11. An image recognition device comprising:

an image receiver adapted to receive an image stream; and

an operation processor electrically connected with the image receiver, and adapted to search two target objects respectively in two continuous images of the image stream so as to extract a plurality of feature vectors of the two target objects, compute two distances of the two target objects respectively relative to a reference point of each of the two continuous images, utilize the two distances to acquire a corresponding weight of partial feature vectors of the plurality of feature vectors, and utilize the corresponding weight to adjust the partial feature vectors for generating similarity of the two target objects.

12. The image recognition device of claim 11, wherein the operation processor is adapted to further decide the two target objects belong to the same target object when the similarity is greater than or equal to a preset threshold, or decide the two target objects belong to different target objects when the similarity is smaller than the preset threshold, the preset threshold is computed by a property of the two target objects.

13. The image recognition device of claim 11, wherein when the partial feature vectors are defined as an object classification, the corresponding weight is positively adjusted in accordance with change of the two distances; when the partial feature vectors are defined as an attribute, the corresponding weight is inversely adjusted in accordance with change of the two distances.

14. The image recognition device of claim 13, wherein feature recognition of the object classification is varied in accordance with deformation of the two target objects, the attribute has an anti-deformation property in the two target objects and is adapted to maintain the feature recognition when the two target objects are deformed in the two continuous images.
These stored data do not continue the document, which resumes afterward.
template <class Q, bool NB, bool SCAN>
__device__ __forceinline__ void fine_tile_body(const FineParams& p, FineStage& sh, Q& q, int tile_x, int tile_y, int n,
                                               int seg_begin, int count, bool overflow, int order, bool valid, int lc,
                                               int lr) {
  const int tid = threadIdx.x, lane = tid & 31;
  const bool persp = p.persp != 0, clip = p.clip != 0;
  const float blur_radius = p.blur_radius;
  const bool sorted_walk = order == ORDER_INDEX;
  const bool sort_staged = sorted_walk && !overflow && count <= CHUNK;
  if (sorted_walk && !overflow && count > CHUNK)
    cta_sort_segment<FTHREADS>(p.pairs + seg_begin, count, reinterpret_cast<int*>(&sh), p.smem_ints);
  if (tid < FTW + FTH) {
    if (tid < FTW)
      sh.col[tid] = pix_to_ndc(p.W - 1 - (tile_x * FTW + tid), p.W, p.rx);
    else
      sh.row[tid - FTW] = pix_to_ndc(p.H - 1 - (tile_y * FTH + tid - FTW), p.H, p.ry);
  }
  if (!sorted_walk && tid == FTW + FTH) sh.tie = 0;

  for (int base = 0; base < count; base += CHUNK) {
    const int nc = min(CHUNK, count - base);
    const int nwords = (nc + 31) >> 5;
    if (base > 0) __syncthreads();
    int f = INT_MAX;
    if (tid < nc) f = overflow ? (int)(p.first[n] + base + tid) : p.pairs[seg_begin + base + tid];
    if (sort_staged) {
      f = cta_sort256<FTHREADS>(f, nc, sh.u.sort_buf);
      if (nc > 32) __syncthreads();
    }
    if (tid < nc) {
      const float4* r = p.rec + (int64_t)f * 4;
      const float4 ra = __ldg(r + 0), rb = __ldg(r + 1), rc = __ldg(r + 2), rd = __ldg(r + 3);
      sh.a[tid] = ra;
      sh.b[tid] = rb;
      sh.c[tid] = rc;
      if (SCAN) {
        const int gx = __float_as_int(rd.x), gy = __float_as_int(rd.y), gz = __float_as_int(rd.z),
                  gw = __float_as_int(rd.w);
        const int c_lo = max(gx - tile_x * FTW, 0), c_hi = min(gy - tile_x * FTW, FTW - 1);
        const int r_lo = max(gz - tile_y * FTH, 0), r_hi = min(gw - tile_y * FTH, FTH - 1);
        sh.rng[tid] = (c_lo > c_hi || r_lo > r_hi) ? 1u
                                                   : (unsigned)(c_lo | (c_hi << 8) | (r_lo << 16) | (r_hi << 24));
      } else {
        sh.u.box[tid] = rd;
      }
    }
    if (SCAN) {
      for (int w = 0; w < nwords; ++w) sh.u.mask[w][tid] = 0u;
    }
    __syncthreads();
    if (SCAN) {
#ifndef B200R_SCAN_LANES
#define B200R_SCAN_LANES 4
#endif
      constexpr int SL = B200R_SCAN_LANES;
      const int dr = tid & (SL - 1);
      for (int fslot = tid / SL; fslot < nc; fslot += FTHREADS / SL) {
        const unsigned rg = sh.rng[fslot];
// ... 83 lines not shown
            __all_sync(0xffffffffu, !keep1 || (cmin >= b1.x && cmax <= b1.y && rmin >= b1.z && rmax <= b1.w));
        if (all0 && all1) {
          m0 = __ballot_sync(0xffffffffu, keep0);
          m1 = __ballot_sync(0xffffffffu, keep1);
        } else {
          float col[8], row[4];
#pragma unroll
          for (int c = 0; c < 8; ++c) col[c] = sh.col[(lc & 8) + c];
#pragma unroll
          for (int r = 0; r < 4; ++r) row[r] = sh.row[(lr & 12) + r];
          if (keep0) m0 = box_pixel_mask(b0, col, row);
          if (keep1) m1 = box_pixel_mask(b1, col, row);
          m0 = warp_transpose_bits(m0, lane);
          if (sub + 32 < nc) m1 = warp_transpose_bits(m1, lane);
        }
      }
      unsigned long long mine = valid ? (((unsigned long long)m1 << 32) | m0) : 0ull;
      while (__any_sync(0xffffffffu, mine != 0ull)) {
        if (mine != 0ull) {
          const int j = sub + __ffsll((long long)mine) - 1;
          mine &= mine - 1ull;
          consider_face<Q, NB>(sh, j, px, py, blur_radius, persp, clip, q);
        }
      }
    }
  }
}

__device__ __forceinline__ bool tile_saw_tie(const FineStage& sh) {
  return __syncthreads_or(sh.tie) != 0;
}

struct TileWork {
  int tile_x, tile_y, n, seg_begin, count;
  bool overflow;
};
__device__ __forceinline__ TileWork tile_work(const FineParams& p) {
  pdl_wait();
  TileWork t;
  int i;
  if (p.tile_order != nullptr) {
    i = p.tile_order[((p.n0 + blockIdx.z) * p.TY + blockIdx.y) * p.TX + blockIdx.x];
    t.tile_x = i % p.TX;
    const int r = i / p.TX;
    t.tile_y = r % p.TY;
    t.n = r / p.TY;
  } else {
    t.tile_x = blockIdx.x;
    t.tile_y = (int)((blockIdx.y * (unsigned)p.row_stride) % (unsigned)p.TY);
    t.n = p.n0 + blockIdx.z;
    i = (t.n * p.TY + t.tile_y) * p.TX + t.tile_x;
  }
  t.seg_begin = p.tile_offset[i];
  const int seg_end = p.tile_offset[i + 1];
  t.overflow = (int64_t)seg_end > p.capacity || seg_end == INT_MAX;
  t.count = t.overflow ? (int)p.num[t.n] : seg_end - t.seg_begin;
  return t;
}

template <bool NB, bool SCAN>
__device__ __forceinline__ int first_walk_order(const TileWork& t) {
  if (t.overflow || NB) return ORDER_INDEX;
  if (SCAN) return ORDER_ARRIVAL;
  return ORDER_INDEX;
}

#ifndef B200R_FINE_CTAS
#define B200R_FINE_CTAS 4
#endif
#ifndef B200R_FINE_SCAN_CTAS
#define B200R_FINE_SCAN_CTAS 3
#endif
#ifndef B200R_SMEMQ_CTAS
#define B200R_SMEMQ_CTAS 3
#endif
#ifndef B200R_SMEMQ_SCAN_CTAS
#define B200R_SMEMQ_SCAN_CTAS 2
#endif

template <int KMAX, bool NB, bool SCAN>
__global__ void __launch_bounds__(FTHREADS, SCAN ? B200R_FINE_SCAN_CTAS : B200R_FINE_CTAS) mesh_fine_kernel(const FineParams p) {
  extern __shared__ __align__(16) unsigned char smem_raw[];
  FineStage& sh = *reinterpret_cast<FineStage*>(smem_raw);
  const int tid = threadIdx.x, lane = tid & 31;
  const TileWork t = tile_work(p);
  const int tile_x = t.tile_x, tile_y = t.tile_y, n = t.n;
  if (t.count == 0) {
    write_empty_tile<KMAX>(p, n, tile_x, tile_y);
    return;
  }
  int xo, yo;
  fthread_pixel(tile_x, tile_y, xo, yo);
  const bool valid = xo < p.W && yo < p.H;
  const int lc = xo - tile_x * FTW, lr = yo - tile_y * FTH;

  RegQueue<KMAX> rq;
  rq.q.init();
  rq.pay = reinterpret_cast<float4*>(smem_raw + sizeof(FineStage)) + tid;
  rq.K = p.K;
  TopK<KMAX>& q = rq.q;
  float4* pay = rq.pay;
  const int K = p.K;
  int order = first_walk_order<NB, SCAN>(t);
  for (;;) {
  fine_tile_body<RegQueue<KMAX>, NB, SCAN>(p, sh, rq, tile_x, tile_y, n, t.seg_begin, t.count, t.overflow, order, valid,
                                           lc, lr);
  bool stored = false;
  int slot[KMAX];
  q.sort(slot);
  const int64_t o = (((int64_t)n * p.H + yo) * p.W + xo) * K;
  if constexpr ((KMAX % 4) == 0) {
   if (K == KMAX) {
    const int odd = lane & 1;
    const bool vA = __shfl_sync(0xffffffffu, (int)valid, lane & ~1) != 0;
    const bool vB = __shfl_sync(0xffffffffu, (int)valid, lane | 1) != 0;
    const int64_t oa = o - (int64_t)odd * KMAX;
    store_pair_pieces<KMAX / 2>(reinterpret_cast<float4*>(p.pix_to_face + oa), [&](int i) {
      const long long i0 = 2 * i >= q.size ? -1ll : (long long)q.id[2 * i];
      const long long i1 = 2 * i + 1 >= q.size ? -1ll : (long long)q.id[2 * i + 1];
      return make_float4(__int_as_float((int)(i0 & 0xffffffffll)), __int_as_float((int)(i0 >> 32)),
                         __int_as_float((int)(i1 & 0xffffffffll)), __int_as_float((int)(i1 >> 32)));
    }, odd, vA, vB);
    store_pair_pieces<KMAX / 4>(reinterpret_cast<float4*>(p.zbuf + oa), [&](int i) {
      const int k0 = 4 * i;
      return make_float4(k0 + 0 >= q.size ? -1.0f : q.z[k0 + 0], k0 + 1 >= q.size ? -1.0f : q.z[k0 + 1],
                         k0 + 2 >= q.size ? -1.0f : q.z[k0 + 2], k0 + 3 >= q.size ? -1.0f : q.z[k0 + 3]);
    }, odd, vA, vB);
    store_pair_pieces<KMAX / 4>(reinterpret_cast<float4*>(p.dists + oa), [&](int i) {
      float d[4];
#pragma unroll
      for (int u = 0; u < 4; ++u) d[u] = 4 * i + u >= q.size ? -1.0f : pay[slot[4 * i + u] * FTHREADS].x;
      return make_float4(d[0], d[1], d[2], d[3]);
    }, odd, vA, vB);
    store_pair_pieces<3 * KMAX / 4>(reinterpret_cast<float4*>(p.bary + oa * 3), [&](int i) {
      const int k0 = 4 * (i / 3), c = i % 3;
      float4 w[2];
#pragma unroll
      for (int u = 0; u < 2; ++u) {
// ... 9 lines not shown
  if (!stored && valid) {
#pragma unroll
    for (int k = 0; k < KMAX; ++k) {
      if (k < K) {
        const bool e = k >= q.size;
        const float4 w = e ? make_float4(-1.f, -1.f, -1.f, -1.f) : pay[slot[k] * FTHREADS];
        p.pix_to_face[o + k] = e ? -1ll : (long long)q.id[k];
        p.zbuf[o + k] = e ? -1.0f : q.z[k];
        p.dists[o + k] = w.x;
        p.bary[(o + k) * 3 + 0] = w.y;
        p.bary[(o + k) * 3 + 1] = w.z;
        p.bary[(o + k) * 3 + 2] = w.w;
      }
    }
  }
  if (order != ORDER_ARRIVAL || !tile_saw_tie(sh)) return;
  order = ORDER_INDEX;
  rq.reset();
  }
}

__device__ __forceinline__ void recompute_hit(const FineParams& p, int fi, float px, float py, Hit& h) {
  const float4* r = p.rec + (int64_t)fi * 4;
  const float4 fa = __ldg(r + 0), fb = __ldg(r + 1), fc = __ldg(r + 2);
  const Face f = {fa.x, fa.y, fc.x, fa.z, fa.w, fc.y, fb.x, fb.y, fc.z};
  eval_pixel_face<false>(px, py, f, fb.z, p.blur_radius, p.persp != 0, p.clip != 0, false, 0.0f, h);
}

15. The image recognition device of claim 11, wherein the operation processor is adapted to further receive the image stream from the image receiver so as to set the reference point in each of the two continuous images of the image stream.

16. The image recognition device of claim 11, wherein the operation processor is adapted to further analyze a first feature vector and a second feature vector of a previous target object in a previous image of the two continuous images, and analyze a third feature vector corresponding to the first feature vector and a fourth feature vector corresponding to the second feature vector of a subsequent target object in a subsequent image of the two continuous images.

17. The image recognition device of claim 16, wherein the operation processor is adapted to further acquire a first weight relevant to the first feature vector and the third feature vector and a second weight relevant to the second feature vector and the fourth feature vector in accordance with the two distances.

18. The image recognition device of claim 17, wherein the operation processor is adapted to further utilize the first weight and the second weight to respectively adjust reliability of the first feature vector and the third feature vector and reliability of the second feature vector and the fourth feature vector in opposite trends.

19. The image recognition device of claim 11, wherein the operation processor acquires the similarity by dividing a product of the partial feature vectors and the corresponding weight by a product of absolute values of the partial feature vectors.

20. The image recognition device of claim 11, wherein the operation processor acquires the similarity by cosine distance of measuring included angles between the plurality of feature vectors, or by Pearson similarity computation of normalizing cosine of the included angles between the plurality of feature vectors.